• **YOUR ASSIGNMENT**
Pick out each line with the word "fprintf" from the material that follows.

• **DATA IN THIS EXERCISE**
int kgx_stage_score(kgx_ctx *c, const kgx_params *params, uint32_t want)
{
    if (!c)
        return fail(KGX_EINVAL, "null ctx");
    kgx_params p;
    if (params)
        p = *params;
    else
        kgx_params_default(&p);
    HIP_TRY(hipSetDevice(c->img->device));
    const bool best = (want & KGX_WANT_BEST) != 0;
    HIP_TRY(launch_score(c->n_seq, c->n_residues, c->wbase.as<uint64_t>(), c->tile_seq.as<uint32_t>(), c->max_tiles,
                         c->hit_mask.as<uint64_t>(), c->tile_windows, c->hits.as<uint4>(), c->calls.as<kgx_call>(),
                         c->ranges.p, c->hit_count.as<uint32_t>(), c->call_count.as<uint32_t>(), p,
                         want | (best ? KGX_WANT_CALLS : 0u), c->hit_format, c->opt.score_variant,
                         (uint32_t)c->opt.score_wave_tiles, c->plan_status.as<uint32_t>(), c->stream));
    c->have_best = false;
    c->have_otus = false;
    if (want & KGX_WANT_OTU) {
        HIP_TRY(c->otu_ws.reserve(std::max<uint64_t>(c->hit_slots, 1) * sizeof(int32_t)));
        HIP_TRY(c->otus.reserve(std::max<uint64_t>(c->hit_slots, 1) * sizeof(kgx_otu)));
        HIP_TRY(c->otu_count.reserve(std::max<uint64_t>(c->n_seq, 1) * sizeof(uint32_t)));
        HIP_TRY(launch_otus(c->n_seq, c->wbase.as<uint64_t>(), c->hit_mask.as<uint64_t>(), c->tile_windows,
                            c->hits.as<uint4>(), c->hits.as<uint4>() + c->hit_slots, c->otu_ws.as<int32_t>(),
                            c->otus.as<kgx_otu>(), c->otu_count.as<uint32_t>(), c->hit_format, c->stream));
        c->have_otus = true;
    }
    if (best) {
        HIP_TRY(c->best.reserve(std::max<uint64_t>(c->n_seq, 1) * sizeof(kgx_best_call)));
        HIP_TRY(c->best_ws.reserve(c->hit_slots * sizeof(kgx_call)));
        if (!c->defer_best)
            HIP_TRY(launch_best_calls(c->n_seq, c->calls.as<kgx_call>(), c->wbase.as<uint64_t>(),
                                      c->call_count.as<uint32_t>(), c->best_ws.as<kgx_call>(),
                                      c->best.as<kgx_best_call>(), c->stream));
        c->have_best = true;
    }
    return KGX_OK;
}

int kgx_find_best_calls(kgx_ctx *c, const kgx_call *calls, const uint64_t *call_offsets, uint32_t n_seq,
                        kgx_best_call *out)
{
    if (!c || (n_seq && (!call_offsets || !out)))
        return fail(KGX_EINVAL, "null argument");
    if (n_seq == 0)
        return KGX_OK;
    const uint64_t c0 = call_offsets[0], n = call_offsets[n_seq] - c0;
    if (n && !calls)
        return fail(KGX_EINVAL, "null calls");
// ... 90 lines not shown
                               c->tile_windows, c->plan_status.as<uint32_t>(), c->plan_ws.as<uint32_t>(), c->stream);
        if (e != hipSuccess)
            rc = fail(KGX_EDEVICE, std::string("fq plan: ") + hipGetErrorString(e));
    }
    if (!rc)
        rc = stage_probe_dna(c, fr->bases, fr->n_bases, fr->anchors, fr->offsets);
    c->opt.probe_j = keep_j;
    if (rc)
        return rc;
    if ((rc = kgx_stage_score(c, params, want)))
        return rc;
    return out ? kgx_device_result_get(c, out) : KGX_OK;
}

}

extern "C" {

int kgx_ctx_stat(kgx_ctx *c, const char *name, int64_t *value)
{
    if (!c || !name || !value)
        return fail(KGX_EINVAL, "null argument");
    const std::string n = name;
    if (n == "fused_batches")
        *value = (int64_t)c->fused_batches;
    else if (n == "small_batches")
        *value = (int64_t)c->small_batches;
    else if (n == "stream_fallbacks")
        *value = (int64_t)c->stream_fallbacks;
    else if (n == "pinned_batches")
        *value = (int64_t)c->pinned_batches;
    else if (n == "nul_reruns")
        *value = (int64_t)c->nul_reruns;
    else
        return fail(KGX_EINVAL, "unknown statistic " + n);
    return KGX_OK;
}

int kgx_ctx_host_profile(kgx_ctx *c, kgx_host_profile *out)
{
    if (!c || !out)
        return fail(KGX_EINVAL, "null argument");
    *out = c->last_profile;
    return KGX_OK;
}
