int snrse_conv_wgrad(const float* dy, int Cout, const float* x0, int C0, const float* x1, int C1, int B, int H,
                     int W, int ksize, float* dw, hipStream_t stream);
int snrse_conv_wgrad_x3(const float* dy, int Cout, const float* x0, int C0, const float* x1, int C1, int B, int H,
                        int W, int ksize, float* dw, hipStream_t stream);
int snrse_chan_sum(const float* x, int B, int HW, int C, float* out_bc, float* out_c, float scale,
                   hipStream_t stream);
int snrse_gn_moments(const double* st0, int C0, const double* st1, int C1, int B, int HW, int groups, float eps,
                     float* mean, float* rstd, hipStream_t stream);
int snrse_gn_backward(const float* x0, int C0, const float* x1, int C1, const float* dy, int B, int HW,
                      int groups, const float* gamma, const float* beta, const float* mean, const float* rstd,
                      int act, float* R, float* dx0, float* dx1, float* dgamma, float* dbeta, hipStream_t stream);
int snrse_bgemm(const float* A, long long sAb, long long sAm, long long sAk, const float* Bm, long long sBb,
                long long sBk, long long sBn, float* C, long long sCb, long long sCm, long long sCn, const float* bias,
                int batch, int M, int N, int K, float alpha, float beta, hipStream_t stream);
int snrse_softmax_rows(const float* S, float* P, long long rows, int L, float scale, hipStream_t stream);
int snrse_softmax_bwd_rows(const float* P, const float* dP, float* dS, long long rows, int L, float scale,
                           hipStream_t stream);
int snrse_silu(const float* x, float* y, long long n, hipStream_t stream);
int snrse_silu_bwd(const float* x, const float* dy, float* dx, long long n, int accumulate, hipStream_t stream);
int snrse_axpby(const float* x, float* y, long long n, float a, float b, hipStream_t stream);
int snrse_scale_rows(const float* x, const float* s, float* y, int B, long long per, int recip, hipStream_t stream);
int snrse_gfp(const float* t, const float* Wg, int B, int nf, float* out, hipStream_t stream);
int snrse_ct_perturb(const void* x, const void* y, const void* z, const float* wmix, const float* nscale, int B,
                     int HW, int transform, void* mu, void* xt, hipStream_t stream);
int snrse_ct_loss(const void* dnn1, const void* dnn0, const void* x1, const void* x0, const float* coef, int B,
                  int HW, int sqrt_loss, double* loss_b, void* g1, void* g0, hipStream_t stream);
int snrse_adam_ema(const void* tensors, const int* chunk_tensor, const long long* chunk_start, int nchunks,
                   float lr, float beta1, float beta2, float eps, float bias_corr1, float bias_corr2_sqrt,
                   float ema_decay, hipStream_t stream);
int snrse_grad_sumsq(const void* tensors, const int* chunk_tensor, const long long* chunk_start, int nchunks,
                     double* partial, hipStream_t stream);
int snrse_grad_clip_coef(const double* partial, int npartials, float max_norm, float accum_scale, float* out,
                         hipStream_t stream);
int snrse_adam_ema_scaled(const void* tensors, const int* chunk_tensor, const long long* chunk_start, int nchunks,
                          float lr, float beta1, float beta2, float eps, float bias_corr1, float bias_corr2_sqrt,
                          float ema_decay, const float* gscale, hipStream_t stream);
int snrse_grad_pack(const void* tensors, const int* chunk_tensor, const long long* chunk_start, int nchunks,
                    const long long* flat_off, float scale, float* flat, hipStream_t stream);


int snrse_active_window_sums(const float* c, const float* n, const int* lengths, int B, long long stride, int W,
                             double* wsums, double* partials, float* nmax, hipStream_t stream);
int snrse_active_windows_per_block(void);
int snrse_active_finalize(const double* wsums, const double* partials, const float* nmax, const int* lengths, int B,
                          long long stride, int W, const double* snr_db, double* out, hipStream_t stream);
int snrse_snr_mix(const float* c, const float* n, const int* lengths, int B, long long stride, const double* gain,
                  int gain_stride, float* n_out, float* y_out, float* ymax, hipStream_t stream);
int snrse_scale_to_pcm16(const float* c, const float* n1, const float* y, const int* lengths, int B, long long stride,
                         const float* ymax, float* c_f, float* n_f, float* y_f, short* c_q, short* n_q, short* y_q,
                         double* scale, hipStream_t stream);
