# cliangyu/video-diffusion

Measured on AMD Instinct MI355X. Metric: denoise-steps/sec, higher is better.
Workload: dtype f32

## Files before the change

### video-diffusion_amd/csrc/attn_temporal.hip

```cpp
#include "vd_common.h"
#include <cstdlib>
#include <string>

namespace vd {

__device__ __forceinline__ float dot4(f32x4 a, f32x4 b) { return a.x * b.x + a.y * b.y + a.z * b.z + a.w * b.w; }

template <int PB, int TMAX, bool RPE>
__global__ __launch_bounds__(256) void attn_temporal_kernel(AttnTemporalArgs a) {
    extern __shared__ __attribute__((aligned(16))) float smem[];
    const int T = a.T, C = a.C, HW = a.HW, C3 = 3 * a.C;
    const int F = C / a.heads, F4 = F >> 2, FP = F + 4, TS = T + 1;
    float* qs = smem;
    float* ks = qs + PB * T * FP;
    float* sc = ks + PB * T * FP;
    const int b = blockIdx.z, h = blockIdx.y, p0 = blockIdx.x * PB;
    const int np = min(PB, HW - p0);
    const int tid = threadIdx.x;
    const float* qkv_b = a.qkv + (size_t)b * T * HW * C3 + h * F;

    for (int idx = tid; idx < PB * T * F4; idx += 256) {
        const int f4 = idx % F4, r = idx / F4;
        const int t = r % T, p = r / T;
        const float* src = qkv_b + ((size_t)t * HW + p0 + min(p, np - 1)) * C3 + f4 * 4;
        f32x4 q = *reinterpret_cast<const f32x4*>(src) * a.scale;
        f32x4 k = *reinterpret_cast<const f32x4*>(src + C);
        if (p >= np) { q = f32x4{0.f, 0.f, 0.f, 0.f}; k = q; }
        *reinterpret_cast<f32x4*>(qs + (p * T + t) * FP + f4 * 4) = q;
        *reinterpret_cast<f32x4*>(ks + (p * T + t) * FP + f4 * 4) = k;
    }
    __syncthreads();

    for (int pr = tid; pr < T * T; pr += 256) {
        const int t = pr / T, s = pr - t * T;
        float acc[PB];
#pragma unroll
        for (int p = 0; p < PB; ++p) acc[p] = 0.f;
        const float* rk = RPE ? a.Rk + (((size_t)b * T + t) * T + s) * C + h * F : nullptr;
        const float* rq = RPE ? a.Rq + (((size_t)b * T + s) * T + t) * C + h * F : nullptr;
        const float* qrow = qs + t * FP;
        const float* krow = ks + s * FP;
#pragma unroll 3
        for (int f0 = 0; f0 < F; f0 += 8) {
            f32x4 rk0, rk1, rq0, rq1;
            if constexpr (RPE) {
                rk0 = *reinterpret_cast<const f32x4*>(rk + f0); rk1 = *reinterpret_cast<const f32x4*>(rk + f0 + 4);
                rq0 = *reinterpret_cast<const f32x4*>(rq + f0) * a.scale; rq1 = *reinterpret_cast<const f32x4*>(rq + f0 + 4) * a.scale;
            }
#pragma unroll
            for (int p = 0; p < PB; ++p) {
                const f32x4 q0 = *reinterpret_cast<const f32x4*>(qrow + p * T * FP + f0);
                const f32x4 q1 = *reinterpret_cast<const f32x4*>(qrow + p * T * FP + f0 + 4);
                const f32x4 k0 = *reinterpret_cast<const f32x4*>(krow + p * T * FP + f0);
                const f32x4 k1 = *reinterpret_cast<const f32x4*>(krow + p * T * FP + f0 + 4);
                if constexpr (RPE)
                    acc[p] += dot4(q0, k0 + rk0) + dot4(q1, k1 + rk1) + dot4(k0, rq0) + dot4(k1, rq1);
                else
                    acc[p] += dot4(q0, k0) + dot4(q1, k1);
            }
        }
        bool masked = false;
        if (a.mask) {
            const float mt = a.mask[b * T + t], ms = a.mask[b * T + s];
            float allowed = mt * ms;
            if (a.allow_pad) allowed += (1.f - mt) * (1.f - ms);
            else if (t == s) allowed = 1.f;
            masked = allowed == 0.f;
        }
#pragma unroll
        for (int p = 0; p < PB; ++p) sc[(p * T + t) * TS + s] = masked ? -INFINITY : acc[p];
    }
    __syncthreads();

    for (int row = tid; row < np * T; row += 256) {
        float* r = sc + row * TS;
        float mx = -INFINITY;
        for (int s = 0; s < T; ++s) mx = fmaxf(mx, r[s]);
        float sum = 0.f;
        for (int s = 0; s < T; ++s) { const float e = __expf(r[s] - mx); r[s] = e; sum += e; }
        const float inv = 1.0f / sum;
        for (int s = 0; s < T; ++s) r[s] *= inv;
    }
    __syncthreads();

    for (int item = tid; item < T * F4; item += 256) {
        const int t = item / F4, f4 = item - t * F4;
        f32x4 rv[TMAX];
#pragma unroll
        for (int s = 0; s < TMAX; ++s) {
            rv[s] = f32x4{0.f, 0.f, 0.f, 0.f};
            if constexpr (RPE)
                rv[s] = *reinterpret_cast<const f32x4*>(a.Rv + (((size_t)b * T + t) * T + min(s, T - 1)) * C + h * F + f4 * 4);
        }
        for (int p = 0; p < np; ++p) {
            const float* ar = sc + (p * T + t) * TS;
            const float* vbase = qkv_b + 2 * C + (size_t)(p0 + p) * C3 + f4 * 4;
            f32x4 o = {0.f, 0.f, 0.f, 0.f};
#pragma unroll
            for (int s = 0; s < TMAX; ++s) {
                const f32x4 v = *reinterpret_cast<const f32x4*>(vbase + (size_t)min(s, T - 1) * HW * C3);
                const float w = s < T ? ar[min(s, T - 1)] : 0.f;
                o += (v + rv[s]) * w;
            }
            *reinterpret_cast<f32x4*>(a.out + (((size_t)b * T + t) * HW + p0 + p) * C + h * F + f4 * 4) = o;
        }
    }
}
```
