int hash_reduce_lds(int device, const DimensionVector &inputKeys, const uint8_t *inputValues,
                    const DimensionVector &outputKeys, uint8_t *outputValues, const AggSpec &a, int length,
                    hipStream_t stream) {
  const DimLayoutD L = make_dim_layout(inputKeys.NumDimsPerDimWidth);
  const size_t capacity = static_cast<size_t>(inputKeys.VectorCapacity);
  bool all4 = L.numDims >= 1 && L.numDims <= 4;
  for (int d = 0; d < L.numDims; d++) all4 = all4 && L.width[d] == 4;
  SlotWidths slots;
  const bool describable = slot_widths(inputKeys.NumDimsPerDimWidth, &slots);
  const int partBits = std::max(part_bits_for(length), (describable && !all4) ? 2 : 0);
  const int numParts = 1 << partBits;
  grouped_note_write(device, outputValues, static_cast<size_t>(a.width) * capacity);
  grouped_note_write(device, outputKeys.DimValues, static_cast<size_t>(L.rowBytes) * capacity);
  GroupedState prev;
  bool grouped = all4 && grouped_lookup(device, inputKeys.DimValues, inputValues, capacity, slots, a.width, &prev) &&
                 prev.ranges && prev.partBits == partBits && prev.size > 0 && prev.size <= length;
  const std::shared_ptr<uint32_t> outRangesRef = (describable && grouped_enabled()) ? take_ranges(device) : nullptr;
  uint32_t *outRanges = outRangesRef.get();
  MergeResult res{0, 0, 0, 0};
  for (;;) {
    const int start = grouped ? prev.size : 0;
    const int rows = length - start;
    RtcKernel lean;
    if (all4 && grouped && rows > 0 && start >= lean_min_groups() && (a.width == 4 || a.width == 8) && rtc_scan_available())
      lean = rtc_lookup(device, rtc_spec_vector_scan(L.numDims, a.width, partBits));
    const int streams = (all4 && rows > 0) ? (lean ? rtc_scan_grid(rows) : grid_for(rows)) : 0;
    const int rwB = (a.width == 8 || lean) ? 4 : 3;
    Regions r;
    make_regions(r, partBits, rows, rows, streams, rwB, stream, lean ? 8 : 0);
    Workspace &ws = r.ws;
    if (lean && a.width == 8) ws.widen.mode = 2;
    ws.prevRanges = grouped ? prev.ranges.get() : nullptr;
    ws.outRanges = outRanges;
    RtcKernel leanMerge = lean ? rtc_lookup(device, rtc_spec_vector_merge(L.numDims, a.width, partBits, a)) : nullptr;
    if (outRanges && !leanMerge) hip_check(hipMemsetAsync(outRanges, 0, kRangesBytes, stream), "hipMemsetAsync");
    if (lean) {
      rtc_vector_scan_launch(lean, RTC_VECTOR_SCAN, inputKeys.DimValues, capacity, inputValues + static_cast<size_t>(a.width) * start,
                             L.numDims, nullptr, static_cast<uint32_t>(start), rows, ws, stream);
    } else if (all4) {
      if (rows > 0) {
#define ARES_HR_CASE(ND)                                                                                             \
  case ND:                                                                                                           \
    if (a.width == 8)                                                                                                \
      ARES_LAUNCH("hr_partition4_kernel", (hr_partition4_kernel<ND, 8>), streams, kThreads, stream, inputKeys.DimValues, \
                  capacity, inputValues, static_cast<uint32_t>(start), a, rows, ws, 1);                             \
    else                                                                                                             \
      ARES_LAUNCH("hr_partition4_kernel", (hr_partition4_kernel<ND, 4>), streams, kThreads, stream, inputKeys.DimValues, \
                  capacity, inputValues, static_cast<uint32_t>(start), a, rows, ws, 1);                             \
    break;
        switch (L.numDims) {
          ARES_HR_CASE(1) ARES_HR_CASE(2) ARES_HR_CASE(3) ARES_HR_CASE(4)
        }
#undef ARES_HR_CASE
      }
    } else {
      const int64_t tiles = (static_cast<int64_t>(length) + kTileRows - 1) / kTileRows;
      const int grid = static_cast<int>(tiles < 256 ? tiles : 256);
      ARES_LAUNCH("hr_partition_kernel", hr_partition_kernel, grid, kThreads, stream, inputKeys.DimValues, L, capacity,
                  inputValues, a, length, ws);
    }
#define ARES_HR_MERGE(ND, RWB)                                                                                       \
  ARES_LAUNCH("hr_merge_kernel", (hr_merge_kernel<ND, RWB>), numParts, kThreads, stream, inputKeys.DimValues, inputValues, \
              outputKeys.DimValues, L, capacity, outputValues, a, ws, static_cast<uint32_t>(start))
#define ARES_HR_MERGE_ND(ND)                       \
  if (rwB == 4) ARES_HR_MERGE(ND, 4);              \
  else ARES_HR_MERGE(ND, 3);
    auto generic_merge = [&] {
      switch (all4 ? L.numDims : 0) {
        case 1: ARES_HR_MERGE_ND(1) break;
        case 2: ARES_HR_MERGE_ND(2) break;
        case 3: ARES_HR_MERGE_ND(3) break;
        case 4: ARES_HR_MERGE_ND(4) break;
        default: ARES_HR_MERGE(0, 3); break;
      }
    };
    if (leanMerge) {
      FusedPlanD none;
      memset(&none, 0, sizeof(none));
      rtc_merge_launch(leanMerge, none, inputKeys.DimValues, capacity, inputValues, static_cast<uint32_t>(start), outputKeys.DimValues,
                       capacity, outputValues, ws, stream, nullptr, result_slot());
    } else {
      generic_merge();
    }
    res = (leanMerge && result_slot()) ? read_result_pinned(stream) : read_result(ws, stream);
    mem_note_dim_rows(device, outputKeys, 0, res.groups);
    mem_note_write(device, outputValues, static_cast<size_t>(a.width) * res.groups);
    if (leanMerge && res.needGeneric && !res.overflow && !(grouped && res.stale)) {
      hip_check(hipMemsetAsync(ws.outCount, 0, 4 * sizeof(uint32_t), stream), "hipMemsetAsync");
      if (outRanges) hip_check(hipMemsetAsync(outRanges, 0, kRangesBytes, stream), "hipMemsetAsync");
      generic_merge();
      res = read_result(ws, stream);
      mem_note_dim_rows(device, outputKeys, 0, res.groups);
      mem_note_write(device, outputValues, static_cast<size_t>(a.width) * res.groups);
    }
#undef ARES_HR_MERGE_ND
#undef ARES_HR_MERGE
    if (hr_trace_enabled())
      fprintf(stderr, "hash_reduce_lds: length %d start %d rows %d streams %d capA %llu capB %u partBits %d -> groups %u overflow %u stale %u\n",
              length, start, rows, streams, static_cast<unsigned long long>(ws.capA), ws.capB, partBits, res.groups, res.overflow, res.stale);
    r.buf->mark_idle();
    if (grouped && res.stale) {
      grouped_note_write(device, inputKeys.DimValues, static_cast<size_t>(L.rowBytes) * capacity);
      grouped = false;
      continue;
    }
    break;
  }
  if (res.overflow) {
    static bool told = false;
    if (!told) {
      told = true;
      fprintf(stderr, "libalgorithm: a hash-partition region overflowed (skewed hashes?): HashReduce falls back to the global table\n");
    }
    return -1;
  }
  if (outRanges) {
    GroupedState s{device, outputKeys.DimValues, outputValues, capacity, slots, a.width, static_cast<int>(res.groups),
                   partBits, outRangesRef};
    if (res.groups > 0) grouped_register(s);
  }
  return static_cast<int>(res.groups);
}

static void fused_note_first_batch(size_t shape, int groups) {
  if (!shape || groups < 0) return;
  std::lock_guard<std::mutex> lock(g_shapeMutex);
  if (g_firstBatchGroups.size() > 4096) g_firstBatchGroups.clear();
  g_firstBatchGroups[shape] = groups;
}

• **RESPONSE BOX**
      fprintf(stderr, "hash_reduce_lds: length %d start %d rows %d streams %d capA %llu capB %u partBits %d -> groups %u overflow %u stale %u\n",
      fprintf(stderr, "libalgorithm: a hash-partition region overflowed (skewed hashes?): HashReduce falls back to the global table\n");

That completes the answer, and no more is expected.